◆ The input:
template <int DT, int OP, int VB, int FL = kVecFlavor, int UNROLL = kVecUnroll>
__global__ void __launch_bounds__(kVecThreads)
    map_vec_kernel(const uint8_t* src, uint8_t* dst, size_t n_bytes, MapParams p) {
  constexpr int NW = VB / 4;
  constexpr int kVecUnroll = UNROLL;
  constexpr size_t TILE = (size_t)kVecThreads * kVecUnroll * VB;
  constexpr size_t ROW = (size_t)kVecThreads * VB;
  const size_t n_full = n_bytes / TILE;

  for (size_t t = blockIdx.x; t < n_full; t += gridDim.x) {
    const size_t off = t * TILE + (size_t)threadIdx.x * VB;
    uint32_t w[kVecUnroll][NW];
#pragma unroll
    for (int j = 0; j < kVecUnroll; ++j) ld_vec<VB, FL>(src + off + j * ROW, w[j]);
#pragma unroll
    for (int j = 0; j < kVecUnroll; ++j) {
      apply_words<DT, OP, NW>(w[j], p);
      st_vec<VB, FL>(dst + off + j * ROW, w[j]);
    }
  }

  if (blockIdx.x == (unsigned)(n_full % gridDim.x)) {
    const size_t base = n_full * TILE;
    const size_t n_vec = (n_bytes - base) / VB;
    for (size_t v = threadIdx.x; v < n_vec; v += kVecThreads) {
      uint32_t w[NW];
      ld_vec<VB, FL>(src + base + v * VB, w);
      apply_words<DT, OP, NW>(w, p);
      st_vec<VB, FL>(dst + base + v * VB, w);
    }
    constexpr size_t ES = (DT == KTB_U8) ? 1 : ((DT == KTB_BF16 || DT == KTB_F16) ? 2 : (DT == KTB_I64 ? 8 : 4));
    const size_t tail = base + n_vec * VB;
    const size_t n_tail = (n_bytes - tail) / ES;
    for (size_t e = threadIdx.x; e < n_tail; e += kVecThreads)
      apply_elem<DT, OP>(src + tail + e * ES, dst + tail + e * ES, p);
  }
}

template <int DT, int OP>
__global__ void __launch_bounds__(256)
    map_scalar_kernel(const uint8_t* src, uint8_t* dst, size_t n_elems, MapParams p) {
  constexpr size_t ES = (DT == KTB_U8) ? 1 : ((DT == KTB_BF16 || DT == KTB_F16) ? 2 : (DT == KTB_I64 ? 8 : 4));
  const size_t stride = (size_t)gridDim.x * blockDim.x;
  for (size_t i = (size_t)blockIdx.x * blockDim.x + threadIdx.x; i < n_elems; i += stride)
    apply_elem<DT, OP>(src + i * ES, dst + i * ES, p);
}

template <int DT, int OP, int STAGES, int STAGE_BYTES, int NT>
__global__ void __launch_bounds__(NT)
    map_tma_kernel(const uint8_t* src, uint8_t* dst, size_t n_bytes, MapParams p) {
  extern __shared__ __align__(128) uint8_t smem[];
  uint8_t* buf = smem;
  uint64_t* full = reinterpret_cast<uint64_t*>(smem + (size_t)STAGES * STAGE_BYTES);
  constexpr bool kCompute = !(OP == KTB_OP_IDENTITY || DT == KTB_U8);
// ... 13 lines not shown
#pragma unroll
    for (int s = 0; s < STAGES; ++s) mbar_init(&full[s], 1);
    fence_barrier_init();
    fence_proxy_async_smem();
  }
  __syncthreads();

  if (threadIdx.x == 0) {
    const size_t pre = my_n < (size_t)STAGES ? my_n : (size_t)STAGES;
    for (size_t k = 0; k < pre; ++k) {
      const uint32_t len = tile_len(k);
      mbar_expect_tx(&full[k], len);
      bulk_g2s(buf + k * STAGE_BYTES, src + tile_off(k), len, &full[k]);
    }
  }

  if (kCompute || threadIdx.x == 0) {
    for (size_t k = 0; k < my_n; ++k) {
      const int s = (int)(k % STAGES);
      const uint32_t parity = (uint32_t)((k / STAGES) & 1);
      const uint32_t len = tile_len(k);
      mbar_wait(&full[s], parity);
      if constexpr (kCompute) {
        uint4* tile = reinterpret_cast<uint4*>(buf + (size_t)s * STAGE_BYTES);
        const uint32_t nv = len >> 4;
        for (uint32_t v = threadIdx.x; v < nv; v += NT) {
          uint4 q = tile[v];
          uint32_t w[4] = {q.x, q.y, q.z, q.w};
          apply_words<DT, OP, 4>(w, p);
          tile[v] = make_uint4(w[0], w[1], w[2], w[3]);
        }
        fence_proxy_async_smem();
        __syncthreads();
      }
      if (threadIdx.x == 0) {
        bulk_s2g(dst + tile_off(k), buf + (size_t)s * STAGE_BYTES, len);
        bulk_commit();
        if (k >= 1 && (k - 1 + STAGES) < my_n) {
          bulk_wait_read<1>();
          const size_t kn = k - 1 + STAGES;
          const int sn = (int)((k - 1) % STAGES);
          const uint32_t ln = tile_len(kn);
          mbar_expect_tx(&full[sn], ln);
          bulk_g2s(buf + (size_t)sn * STAGE_BYTES, src + tile_off(kn), ln, &full[sn]);
        }
      }
    }
    if (threadIdx.x == 0) bulk_wait_all<0>();
  }

  if (blockIdx.x == 0) {
    constexpr size_t ES = (DT == KTB_U8) ? 1 : ((DT == KTB_BF16 || DT == KTB_F16) ? 2 : (DT == KTB_I64 ? 8 : 4));
    const size_t n_tail = (n_bytes - n16) / ES;
    for (size_t e = threadIdx.x; e < n_tail; e += NT)
      apply_elem<DT, OP>(src + n16 + e * ES, dst + n16 + e * ES, p);
  }
}

template <int DT, int OP>
static int launch_typed(int dev, const uint8_t* src, uint8_t* dst, size_t n_elems, size_t es,
                        const MapParams& p, int variant, cudaStream_t stream) {
  const DeviceInfo* di = device_info(dev);
  const size_t n_bytes = n_elems * es;
  const uintptr_t both = (uintptr_t)src | (uintptr_t)dst;

  if (variant == KTB_VARIANT_AUTO) variant = g_auto_variant.load();
  if (variant == KTB_VARIANT_TMA && (both & 15)) variant = KTB_VARIANT_VEC;
  if (variant == KTB_VARIANT_VEC && (both & 15)) variant = KTB_VARIANT_SCALAR;

  if (variant == KTB_VARIANT_VEC) {
    const int per_sm = g_vec_ctas_per_sm.load();
    auto grid_for = [&](size_t tile_bytes) {
      size_t tiles = std::max<size_t>(n_bytes / tile_bytes, 1);
      if (per_sm <= 0) return (int)std::min<size_t>(tiles, 0x7fffffffULL);
      return (int)std::min<size_t>(tiles, (size_t)di->sm_count * per_sm);
    };
    constexpr bool kTunable = (DT == KTB_U8) || (DT == KTB_F32 && OP == KTB_OP_SCALE);
    const int fl = kTunable ? g_vec_flavor.load() : kVecFlavor;
    const int un = kTunable ? g_vec_unroll.load() : kVecUnroll;
#define KTB_VEC16(FL, UN)                                                                          \
  map_vec_kernel<DT, OP, 16, FL, UN>                                                               \
      <<<grid_for((size_t)kVecThreads * (UN)*16), kVecThreads, 0, stream>>>(src, dst, n_bytes, p)
    if constexpr (kTunable) {
      if (un == 2) {
        if (fl == 1) KTB_VEC16(1, 2); else if (fl == 2) KTB_VEC16(2, 2); else if (fl == 3) KTB_VEC16(3, 2); else KTB_VEC16(0, 2);
      } else if (un == 8) {
        if (fl == 1) KTB_VEC16(1, 8); else if (fl == 2) KTB_VEC16(2, 8); else if (fl == 3) KTB_VEC16(3, 8); else KTB_VEC16(0, 8);
      } else {
        if (fl == 1) KTB_VEC16(1, 4); else if (fl == 2) KTB_VEC16(2, 4); else if (fl == 3) KTB_VEC16(3, 4); else KTB_VEC16(0, 4);
      }
    } else {
      (void)fl; (void)un;
      KTB_VEC16(kVecFlavor, kVecUnroll);
    }
#undef KTB_VEC16
  } else if (variant == KTB_VARIANT_TMA) {
    const int cfg = g_tma_cfg.load();
    const int per_sm = std::max(1, g_tma_ctas_per_sm.load());
#define KTB_LAUNCH_TMA(ST, SB, NT)                                                              \
  do {                                                                                          \
    constexpr size_t smem_bytes = (size_t)(ST) * (SB) + (ST) * sizeof(uint64_t);                \
    auto kfn = map_tma_kernel<DT, OP, ST, SB, NT>;                                              \
    KTB_CK(cudaFuncSetAttribute(kfn, cudaFuncAttributeMaxDynamicSharedMemorySize,               \
                                (int)smem_bytes));                                              \
    size_t tiles = ((n_bytes & ~(size_t)15) + (SB)-1) / (SB);                                   \
    int grid = (int)std::min<size_t>(std::max<size_t>(tiles, 1), (size_t)di->sm_count * per_sm); \
    kfn<<<grid, NT, smem_bytes, stream>>>(src, dst, n_bytes, p);                                \
  } while (0)
    if (cfg == 1) {
      KTB_LAUNCH_TMA(6, 32768, 256);
    } else if (cfg == 2) {
      KTB_LAUNCH_TMA(6, 16384, 256);
    } else if (cfg == 3) {
      KTB_LAUNCH_TMA(3, 65536, 512);
    } else {
      KTB_LAUNCH_TMA(4, 32768, 256);
    }
#undef KTB_LAUNCH_TMA
  } else if (variant == KTB_VARIANT_SCALAR) {
    size_t blocks = (n_elems + 255) / 256;
    int grid = (int)std::min<size_t>(std::max<size_t>(blocks, 1), (size_t)di->sm_count * 8);
    map_scalar_kernel<DT, OP><<<grid, 256, 0, stream>>>(src, dst, n_elems, p);
  } else {
    set_error("ktb_map: unknown variant %d", variant);
    return KTB_ERR_ARG;
  }
  KTB_CK(cudaGetLastError());
  return KTB_OK;
}

int launch_map(int dev, int op, int dtype, const void* src_, void* dst_, size_t n_elems,
               const MapParams& p, int variant, cudaStream_t stream) {
  const uint8_t* src = static_cast<const uint8_t*>(src_);
  uint8_t* dst = static_cast<uint8_t*>(dst_);
  const size_t es = dtype_size(dtype);
  KTB_REQUIRE(es != 0, KTB_ERR_ARG, "ktb_map: unknown dtype %d", dtype);
  KTB_REQUIRE(op >= KTB_OP_IDENTITY && op <= KTB_OP_AFFINE, KTB_ERR_ARG, "ktb_map: unknown op %d", op);
  KTB_REQUIRE(!(dtype == KTB_U8 && op != KTB_OP_IDENTITY), KTB_ERR_ARG,
              "ktb_map: KTB_U8 supports KTB_OP_IDENTITY only");
  if (n_elems == 0) return KTB_OK;
  KTB_REQUIRE(src && dst, KTB_ERR_ARG, "ktb_map: null src/dst with n_elems=%zu", n_elems);
  KTB_REQUIRE((((uintptr_t)src | (uintptr_t)dst) & (es - 1)) == 0, KTB_ERR_ARG,
              "ktb_map: src/dst not aligned to the element size %zu", es);
  KTB_REQUIRE(n_elems <= (SIZE_MAX / 8), KTB_ERR_ARG, "ktb_map: n_elems too large");
  if (src != dst) {
    const uint8_t* se = src + n_elems * es;
    const uint8_t* de = dst + n_elems * es;
    KTB_REQUIRE(se <= dst || de <= src, KTB_ERR_ARG, "ktb_map: src and dst partially overlap");
  }

  if (op == KTB_OP_IDENTITY)
    return launch_typed<KTB_U8, KTB_OP_IDENTITY>(dev, src, dst, n_elems * es, 1, p, variant, stream);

◆ Activity: Return a word-for-word copy of the lines from the beginning of the listing to the line holding "uint32_t w[NW];", both kept.

◆ Reply:
template <int DT, int OP, int VB, int FL = kVecFlavor, int UNROLL = kVecUnroll>
__global__ void __launch_bounds__(kVecThreads)
    map_vec_kernel(const uint8_t* src, uint8_t* dst, size_t n_bytes, MapParams p) {
  constexpr int NW = VB / 4;
  constexpr int kVecUnroll = UNROLL;
  constexpr size_t TILE = (size_t)kVecThreads * kVecUnroll * VB;
  constexpr size_t ROW = (size_t)kVecThreads * VB;
  const size_t n_full = n_bytes / TILE;

  for (size_t t = blockIdx.x; t < n_full; t += gridDim.x) {
    const size_t off = t * TILE + (size_t)threadIdx.x * VB;
    uint32_t w[kVecUnroll][NW];
#pragma unroll
    for (int j = 0; j < kVecUnroll; ++j) ld_vec<VB, FL>(src + off + j * ROW, w[j]);
#pragma unroll
    for (int j = 0; j < kVecUnroll; ++j) {
      apply_words<DT, OP, NW>(w[j], p);
      st_vec<VB, FL>(dst + off + j * ROW, w[j]);
    }
  }

  if (blockIdx.x == (unsigned)(n_full % gridDim.x)) {
    const size_t base = n_full * TILE;
    const size_t n_vec = (n_bytes - base) / VB;
    for (size_t v = threadIdx.x; v < n_vec; v += kVecThreads) {
      uint32_t w[NW];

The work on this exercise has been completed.